И мать Ала-ад-дина сказала: «О дитя мое, когда твой отец приедет, я  расскажу ему об этом». И когда купец вернулся домой, он  увидел,  что  его  сын,  Ала-ад-дин Абу-ш-Шамат, сидит подле своей матери, и спросил ее: «Почему  ты  вывела его из подвала?» И она сказала ему: «О сын моего дяди, я его не  выводила, но слуги забыли запереть подвал и оставили его открытым. И я  сидела (а у меня собрались знатные женщины) и вдруг он  вошел  к  нам».  И  она рассказала мужу, что говорил его сын. И Шамс-ад-дин сказал ему: «О  дитя мое, завтра, если захочет аллах великий, я  возьму  тебя  на  рынок;  но только, дитя мое, чтобы сидеть на рынках и в лавках, нужна  пристойность и совершенство при всех обстоятельствах».
   И Ала-ад-дин провел ночь, радуясь словам своего отца; а когда настало утро, Шамс-ад-дин сводил своего сына в баню и одел его в платье, стоящее больших денег, и после того как они позавтракали и выпили питье, он  сел на своего мула и посадил сына на мула позади себя и отправился на рынок. И люди на рынке увидели, что едет старшина купцов, а позади него  ребенок мужского пола, подобный луне в четырнадцатую ночь, и кто-то сказал своему товарищу: «Посмотри на этого мальчика,  который  позади  старшины купцов. Мы думали о нем благое, а он точно порей--сам седой, а сердце у него зеленое».
   И шейх Мухаммед Симсим, начальник, прежде упомянутый, сказал  купцам:
--О купцы, мы больше не согласны, чтобы он был над нами  старшим.  Никогда!
   А обычно, когда старшина купцов приезжал из дому и садился  в  лавке, приходил начальник рынка и читал купцам фатиху, и они поднимались  и шли к старшине купцов и читали фатиху и желали ему доброго утра, и затем
каждый из них уходил к себе в лавку. Но в этот день, когда старшина купцов сел, как всегда, в своей лавке, купцы не пришли к нему согласно обычаю.

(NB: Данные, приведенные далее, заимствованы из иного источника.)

#define PWAF_LDS __attribute__((address_space(3)))
#define PWAF_GLOBAL __attribute__((address_space(1)))
typedef const PWAF_LDS uint16_t *lds_u16_ptr;
typedef const PWAF_GLOBAL uint16_t *glb_u16_ptr;
typedef const PWAF_LDS uint32_t *lds_u32_ptr;
typedef const PWAF_LDS uint8_t *lds_u8_ptr;
typedef unsigned int u32x4 __attribute__((ext_vector_type(4)));
typedef u32x4 u32x4_u __attribute__((aligned(1)));
// ... 311 lines not shown
                        if (!slow && t >= emit_base) {
                            const uint32_t code = *reinterpret_cast<lds_u16_ptr>((uintptr_t)((t << 1) + emit_col2 + kClsBytes));
                            const uint32_t x = (code & 0x7FFFu) + 1;
                            if (!(code & 0x8000u) || h.ovf != kNone) slow = true;
                            else if (h.a0 == x || h.a1 == x) {}
                            else if (h.a0 == 0) h.a0 = x;
                            else if (h.a1 == 0) h.a1 = x;
                            else slow = true;
                        }
                        if (slow) {
                            const Walk wk = careful_step(gtab, a.special, a.list_off, a.list, a.pool, a.pool_count, a.pool_cap, hot_elems | (emit_base << 16),
                                                         special_base | (emit_col2 << 16), cur, crow, cls, t, h.a0, h.a1, h.ovf);
                            chain = chain && wk.row == t;
                            cur = wk.row;
                            crow = wk.crow;
                            h = wk.h;
                        } else {
                            cur = t;
                        }
                    } else {
                        chain = chain && t < special_base;
                    }
                };
                redo(t1, c2[k0], (uint32_t)k0 < cnt);
                redo(t2, c2[k0 + 1], (uint32_t)(k0 + 1) < cnt);
                redo(t3, c2[k0 + 2], (uint32_t)(k0 + 2) < cnt);
                redo(t4, c2[k0 + 3], (uint32_t)(k0 + 3) < cnt);
                row = cur;
            } else {
                row = t4;
            }
        }
        }
        p += cnt_all;

        if (r != kNone && p >= end) {
            const uint32_t e = row == hot_elems ? (uint32_t)*reinterpret_cast<glb_u16_ptr>(gtab + crow + (end_col << 1))
                                                : (uint32_t)*reinterpret_cast<lds_u16_ptr>((uintptr_t)(((row + end_col) << 1) + kClsBytes));
            if (e & 0x8000u) {
                const uint32_t x = (e & 0x7FFFu) + 1;
                if (h.ovf == kNone && (h.a0 == x || h.a1 == x)) {
                } else if (h.ovf == kNone && h.a0 == 0) {
                    h.a0 = x;
                } else if (h.ovf == kNone && h.a1 == 0) {
                    h.a1 = x;
                } else {
                    const SlowCtx sc{a.list_off, a.list, a.pool, a.pool_count, a.status, a.pool_cap};
                    h = record_atom(sc, x - 1, h);
                }
            } else if (e) {
                PWAF_EMIT(e - 1);
            }
            a.rec[r] = h.ovf != kNone ? (REC_OVERFLOW | h.ovf) : (h.a0 | (h.a1 << 15));
            if (a.colmask_local != nullptr && (h.a0 | (h.ovf + 1u)) != 0) {
                uint32_t need = 1;
                if (h.ovf == kNone) {
                    need = *reinterpret_cast<lds_u32_ptr>((uintptr_t)(gate_base + (h.a0 - 1) * 4));
                    if (h.a1) need |= *reinterpret_cast<lds_u32_ptr>((uintptr_t)(gate_base + (h.a1 - 1) * 4));
                }
                if (need) enqueue_gated(a.colmask_local, a.pool, a.gate_lists, a.gate_count, a.n, r, h);
            }
            r = kNone;
        }
        if (r == kNone && r2 != kNone) {
            r = r2;
            p = p2;
            end = end2;
            r2 = kNone;
            row = 0;
            h = Hits{0, 0, kNone};
            if (start_emit) PWAF_EMIT(start_emit - 1);
        }
#pragma unroll
        for (int q = 0; q < CH; q++) w[q] = wn[q];
        n_lo = f_lo;
        n_hi = f_hi;
        n_base = f_base;
    }
}

template <int CH, bool WIDE>
__global__ __launch_bounds__(kScanThreads) void scan_kernel(ScanArgs a) { scan_body<CH, WIDE>(a); }

__device__ __forceinline__ ListOf list_of(const ListScanArgs &a) {
    ListOf l{a.req_list, a.req_list != nullptr ? min(*a.n_list, a.n) : a.n};
    if (a.dense_mode != 0u) {
        const bool dense = *a.dense_flag > a.dense_thresh;
        if (a.dense_mode == 1u && !dense) l.n_l = 0u;
        if (a.dense_mode == 2u && dense) l.n_l = 0u;
        if (a.dense_mode == 3u && dense) l = ListOf{nullptr, a.n};
    }
    return l;
}

__global__ __launch_bounds__(256) void lscan_plan_kernel(GatedTable b, uint32_t *plan , uint32_t n_waves) {
    __shared__ uint32_t part[256];
    __shared__ unsigned long long all_entries;
    const uint32_t t = threadIdx.x;
    uint32_t items = 0;
    const uint32_t n_l = t < b.count ? list_of(b.g[t]).n_l : 0u;
    if (t == 0) all_entries = 0ull;
    __syncthreads();
    if (n_l != 0u) atomicAdd(&all_entries, (unsigned long long)n_l);
    __syncthreads();
    if (t < b.count) {
        const uint32_t room = n_waves > b.count ? n_waves - b.count : 1u;
        const unsigned long long per_wave = (all_entries + room - 1u) / room;
        uint32_t epi = 1;
        while (epi < 16u && epi < per_wave) epi <<= 1;
        while (epi < 64u * kListWalks && (n_l + epi - 1) / epi > n_waves) epi <<= 1;
        items = (n_l + epi - 1) / epi;
        plan[b.count + 1 + t] = epi;
    }
    part[t] = items;
    __syncthreads();
    for (uint32_t d = 1; d < 256; d <<= 1) {
        const uint32_t v = t >= d ? part[t - d] : 0u;
        __syncthreads();
        part[t] += v;
        __syncthreads();
    }
    if (t < b.count) plan[t] = part[t] - items;
    if (t == 0) plan[b.count] = part[255];
}

__device__ __forceinline__ uint32_t list_step_slow(const uint16_t *hot, const PWAF_GLOBAL uint16_t *flat, const uint64_t *delta, const uint32_t state, const uint32_t c,
                                                   const uint32_t stride, const uint32_t n_hot, const uint32_t n_delta) {
    if (state < n_hot) return hot[state * stride + c];
    const uint32_t k = state - n_hot;
    if (k < n_delta) {
        if (c + 2u == stride) return state;
        const uint64_t rec = delta[k];
        const uint32_t lo = (uint32_t)rec, hi = (uint32_t)(rec >> 32);
        if (c == ((lo >> 16) & 0xFFu)) return hi & 0xFFFFu;
        if (c == (lo >> 24)) return hi >> 16;
        return hot[(lo & 0xFFFFu) * stride + c];
    }
    return flat[state * stride + c];
}
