namespace {
inline cudaStream_t cur_stream() { return c10::cuda::getCurrentCUDAStream().stream(); }
inline int num_sms() { return at::cuda::getCurrentDeviceProperties()->multiProcessorCount; }
inline void check(cudaError_t e, const char* what) { TORCH_CHECK(e == cudaSuccess, what, ": ", cudaGetErrorString(e)); }
template <typename T>
inline T* opt(const c10::optional<at::Tensor>& t) { return t.has_value() && t->defined() ? reinterpret_cast<T*>(t->data_ptr()) : nullptr; }
inline const __nv_bfloat16* bf(const at::Tensor& t) {
    TORCH_CHECK(t.is_cuda() && t.scalar_type() == at::kBFloat16 && t.is_contiguous(), "expected contiguous CUDA bf16 tensor");
    return reinterpret_cast<const __nv_bfloat16*>(t.data_ptr());
}
inline __nv_bfloat16* bfm(at::Tensor& t) { return const_cast<__nv_bfloat16*>(bf(t)); }
inline const __nv_bfloat16* bfo(const c10::optional<at::Tensor>& t) { return t.has_value() && t->defined() ? bf(*t) : nullptr; }
inline float* f32(const at::Tensor& t) {
    TORCH_CHECK(t.is_cuda() && t.scalar_type() == at::kFloat && t.is_contiguous(), "expected contiguous CUDA fp32 tensor");
    return reinterpret_cast<float*>(t.data_ptr());
}

static rlr::DropSpec drop_spec(double p, int64_t seed, const c10::optional<at::Tensor>& step, int64_t stream) {
    rlr::DropSpec d{};
    if (p > 0.0) {
        TORCH_CHECK(p < 1.0 && step.has_value() && step->defined() && step->scalar_type() == at::kLong, "fused dropout needs p < 1 and an int64 step counter");
        d.thr = (uint32_t)(p * 65536.0); d.scale = (float)(1.0 / (1.0 - p)); d.seed = (uint64_t)seed; d.stream = (uint64_t)stream;
        d.step = reinterpret_cast<const long long*>(step->data_ptr<int64_t>());
    }
    return d;
}

void gemm_bf16(at::Tensor A, at::Tensor B, at::Tensor out, c10::optional<at::Tensor> bias, bool relu, bool accumulate,
               c10::optional<at::Tensor> stats, double drop_p, int64_t drop_seed, c10::optional<at::Tensor> drop_step, int64_t drop_stream) {
    c10::cuda::CUDAGuard g(A.device());
    const rlr::DropSpec drop = drop_spec(drop_p, drop_seed, drop_step, drop_stream);
    const int M = A.size(0), K = A.size(1), N = B.size(0);
    TORCH_CHECK(B.size(1) == K && out.size(0) == M && out.size(1) == N);
    TORCH_CHECK(!stats.has_value() || !stats->defined() || stats->numel() == (int64_t)rlr::kStatSlots * 2 * N, "stats must be [STAT_SLOTS,2,N]");
    check(rlr::launch_gemm_bf16(bf(A), bf(B), bfm(out), M, N, K, K, K, N, opt<const float>(bias), relu, accumulate, opt<float>(stats),
                                cur_stream(), drop.thr ? &drop : nullptr), "gemm_bf16");
}

void stem_gemm_bf16(at::Tensor A, at::Tensor W, at::Tensor out, c10::optional<at::Tensor> bias, bool relu, c10::optional<at::Tensor> stats,
                    int64_t ready_ptr, int64_t lo, int64_t hi, c10::optional<at::Tensor> epoch) {
    c10::cuda::CUDAGuard g(A.device());
    const int M = A.size(0), N = W.size(0), kvalid = W.size(1);
    TORCH_CHECK(A.dim() == 2 && A.size(1) == 64 && W.dim() == 2 && W.is_contiguous() && out.size(0) == M && out.size(1) == N, "stem_gemm shapes");
    TORCH_CHECK(ready_ptr == 0 || (epoch.has_value() && epoch->defined() && epoch->scalar_type() == at::kInt), "epoch must be an int32 device tensor");
    check(rlr::launch_stem_gemm_bf16(bf(A), bf(W), bfm(out), M, N, kvalid, kvalid, opt<const float>(bias), relu, opt<float>(stats),
                                     reinterpret_cast<const uint32_t*>(ready_ptr), (int)lo, (int)hi,
                                     ready_ptr ? reinterpret_cast<const uint32_t*>(epoch->data_ptr()) : nullptr, cur_stream()), "stem_gemm_bf16");
}

void conv_bf16(at::Tensor x, at::Tensor w, at::Tensor out, int64_t NB, int64_t planes, std::vector<int64_t> dh, std::vector<int64_t> dw,
               std::vector<int64_t> dplane, c10::optional<at::Tensor> bias, bool relu, bool accumulate, c10::optional<at::Tensor> stats,
               std::vector<int64_t> wtap, int64_t w_taps_total) {
    c10::cuda::CUDAGuard g(x.device());
    TORCH_CHECK(x.dim() == 4 && out.dim() == 4 && w.dim() == 2);
    const int Hin = x.size(1), Win = x.size(2), Cin = x.size(3), Ho = out.size(1), Wo = out.size(2), Cout = out.size(3);
    const int T = (int)dh.size();
    const bool bmn = !wtap.empty();
    TORCH_CHECK(x.size(0) == planes * NB && out.size(0) == NB);
    TORCH_CHECK(bmn ? (w.size(0) == Cin && w.size(1) == w_taps_total * Cout && (int)wtap.size() == T)
                    : (w.size(0) == Cout && w.size(1) == (int64_t)T * Cin), "filter shape");
    TORCH_CHECK(!stats.has_value() || !stats->defined() || stats->numel() == (int64_t)rlr::kStatSlots * 2 * Cout, "stats must be [STAT_SLOTS,2,Cout]");
    int a[9], b[9], c[9], wt[9];
    for (int t = 0; t < T; ++t) { a[t] = (int)dh[t]; b[t] = (int)dw[t]; c[t] = (int)dplane[t]; wt[t] = bmn ? (int)wtap[t] : 0; }
    check(rlr::launch_conv_bf16(bf(x), bf(w), bfm(out), (int)NB, (int)planes, Hin, Win, Cin, Ho, Wo, Cout, Cout, T, a, b, c,
                                opt<const float>(bias), relu, accumulate, opt<float>(stats), cur_stream(), bmn ? wt : nullptr,
                                (int)w_taps_total), "conv_bf16");
}

void gemm_splitk_bf16(at::Tensor A, at::Tensor B, at::Tensor out, at::Tensor ws, c10::optional<at::Tensor> bias, bool relu, double drop_p,
                      int64_t drop_seed, c10::optional<at::Tensor> drop_step, int64_t drop_stream) {
    c10::cuda::CUDAGuard g(A.device());
    const rlr::DropSpec drop = drop_spec(drop_p, drop_seed, drop_step, drop_stream);
    const int M = A.size(0), K = A.size(1), N = B.size(0);
    TORCH_CHECK(B.size(1) == K && out.size(0) == M && out.size(1) == N && ws.numel() == (int64_t)M * N);
    check(rlr::launch_gemm_splitk_bf16(bf(A), bf(B), bfm(out), f32(ws), M, N, K, opt<const float>(bias), relu, num_sms(), cur_stream(),
                                       drop.thr ? &drop : nullptr), "gemm_splitk_bf16");
}

void conv_bf16_strided(at::Tensor x, at::Tensor w, at::Tensor out, std::vector<int64_t> dh, std::vector<int64_t> dw,
                       c10::optional<at::Tensor> bias, bool relu, bool accumulate, std::vector<int64_t> wtap, int64_t w_taps_total,
                       int64_t in_stride, int64_t out_stride, int64_t out_ph, int64_t out_pw) {
    c10::cuda::CUDAGuard g(x.device());
    TORCH_CHECK(x.dim() == 4 && out.dim() == 4 && w.dim() == 2 && x.size(0) == out.size(0));
    TORCH_CHECK(out.size(1) % out_stride == 0 && out.size(2) % out_stride == 0, "output image must be a multiple of out_stride");
    const int NB = x.size(0), Hin = x.size(1), Win = x.size(2), Cin = x.size(3), Cout = out.size(3);
    const int Ho = out.size(1) / out_stride, Wo = out.size(2) / out_stride;
    const int T = (int)dh.size();
    const bool bmn = !wtap.empty();
    TORCH_CHECK(bmn ? (w.size(0) == Cin && w.size(1) == w_taps_total * Cout && (int)wtap.size() == T)
                    : (w.size(0) == Cout && w.size(1) == (int64_t)T * Cin), "filter shape");
    int a[9], b[9], c[9] = {0}, wt[9];
    for (int t = 0; t < T; ++t) { a[t] = (int)dh[t]; b[t] = (int)dw[t]; wt[t] = bmn ? (int)wtap[t] : 0; }
    check(rlr::launch_conv_bf16(bf(x), bf(w), bfm(out), NB, 1, Hin, Win, Cin, Ho, Wo, Cout, Cout, T, a, b, c, opt<const float>(bias), relu,
                                accumulate, nullptr, cur_stream(), bmn ? wt : nullptr, (int)w_taps_total, (int)in_stride, (int)out_stride,
                                (int)out_ph, (int)out_pw), "conv_bf16_strided");
}

void conv3x3_halo_bf16(at::Tensor x, at::Tensor w, at::Tensor out, c10::optional<at::Tensor> bias, bool relu, bool accumulate,
                       c10::optional<at::Tensor> stats, int64_t bo_mode, c10::optional<at::Tensor> dbg) {
    c10::cuda::CUDAGuard g(x.device());
    TORCH_CHECK(x.dim() == 4 && x.size(3) == 64 && out.dim() == 4 && w.dim() == 2 && w.size(1) == 9 * 64 && w.size(0) == out.size(3));
    TORCH_CHECK(out.size(0) == x.size(0) && out.size(1) - x.size(1) == out.size(2) - x.size(2), "halo conv: output = input + 2*pad - 2, pad in {0,1,2}");
    TORCH_CHECK(!stats.has_value() || !stats->defined() || stats->numel() == (int64_t)rlr::kStatSlots * 2 * out.size(3), "stats must be [STAT_SLOTS,2,Cout]");
    check(rlr::launch_conv3x3_halo_bf16(bf(x), bf(w), bfm(out), x.size(0), x.size(1), x.size(2), out.size(1), out.size(2), out.size(3), opt<const float>(bias), relu,
                                        accumulate, opt<float>(stats), (int)bo_mode, opt<long long>(dbg), num_sms(), cur_stream()), "conv3x3_halo_bf16");
}

void conv3x3_halo3_bf16(at::Tensor x, at::Tensor w, at::Tensor out, c10::optional<at::Tensor> bias, bool relu, bool accumulate) {
    c10::cuda::CUDAGuard g(x.device());
    TORCH_CHECK(x.dim() == 4 && x.size(3) == 64 && out.dim() == 4 && w.dim() == 2 && w.size(1) == 9 * 64 && w.size(0) == out.size(3));
    TORCH_CHECK(out.size(0) == x.size(0) && out.size(1) == x.size(1) && out.size(2) == x.size(2));
    check(rlr::launch_conv3x3_halo3_bf16(bf(x), bf(w), bfm(out), x.size(0), x.size(1), x.size(2), out.size(3), opt<const float>(bias), relu,
                                         accumulate, num_sms(), cur_stream()), "conv3x3_halo3_bf16");
}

   И он крикнул начальника и спросил его: «Отчего купцы  не  собираются, как обычно?». И начальник ответил: «Я не люблю доносить о смутах, но купцы сговорились отстранить тебя от должности старшины и  не  читать  тебе фатиху».—«А какая тому причина?»--спросил  Шамсад-дин.  И  начальник сказал: «Что это за мальчик сидит рядом с тобою, когда ты старик и глава купцов? Что этот ребенок-- твой невольник или он в родстве с  твоей  женой? Я думаю, что ты его любишь и имеешь склонность к мальчику».
   И Шамс-ад-дин закричал на него и сказал: «Молчи, да обезобразит аллах тебя самого и твои свойства! Это мой сын». «Мы в жизни не видели у тебя сына»,--воскликнул Мухаммед Симсим. И купец сказал: «Когда ты принес мне замутитель семени, моя жена понесла и родила этого мальчика,  но  из боязни дурного глаза я воспитывал его в подвале, под землей, и мне хотелось, чтобы он не выходил из подвала, пока не сможет схватить рукою свою бороду. Но его мать не согласилась, и он потребовал, чтобы я открыл  ему лавку и положил там товары и научил его покупать и продавать».
   И начальник пошел к купцам и осведомил их об истине в  этом  деле,  и они все поднялись и вместе с начальником отправились к  старшине  купцов и, став перед ним, прочитали фатиху и поздравили его с этим мальчиком. «Господь наш да сохранит корень и ветку,-- сказали они,--но  когда бедняку среди нас достается сын или дочка, он  обязательно  готовит  для своих друзей блюдо каши и приглашает знакомых и родственников, а ты этого не сделал». – «Это вам с меня причитается, и встреча наша будет в саду,--отвечал купец.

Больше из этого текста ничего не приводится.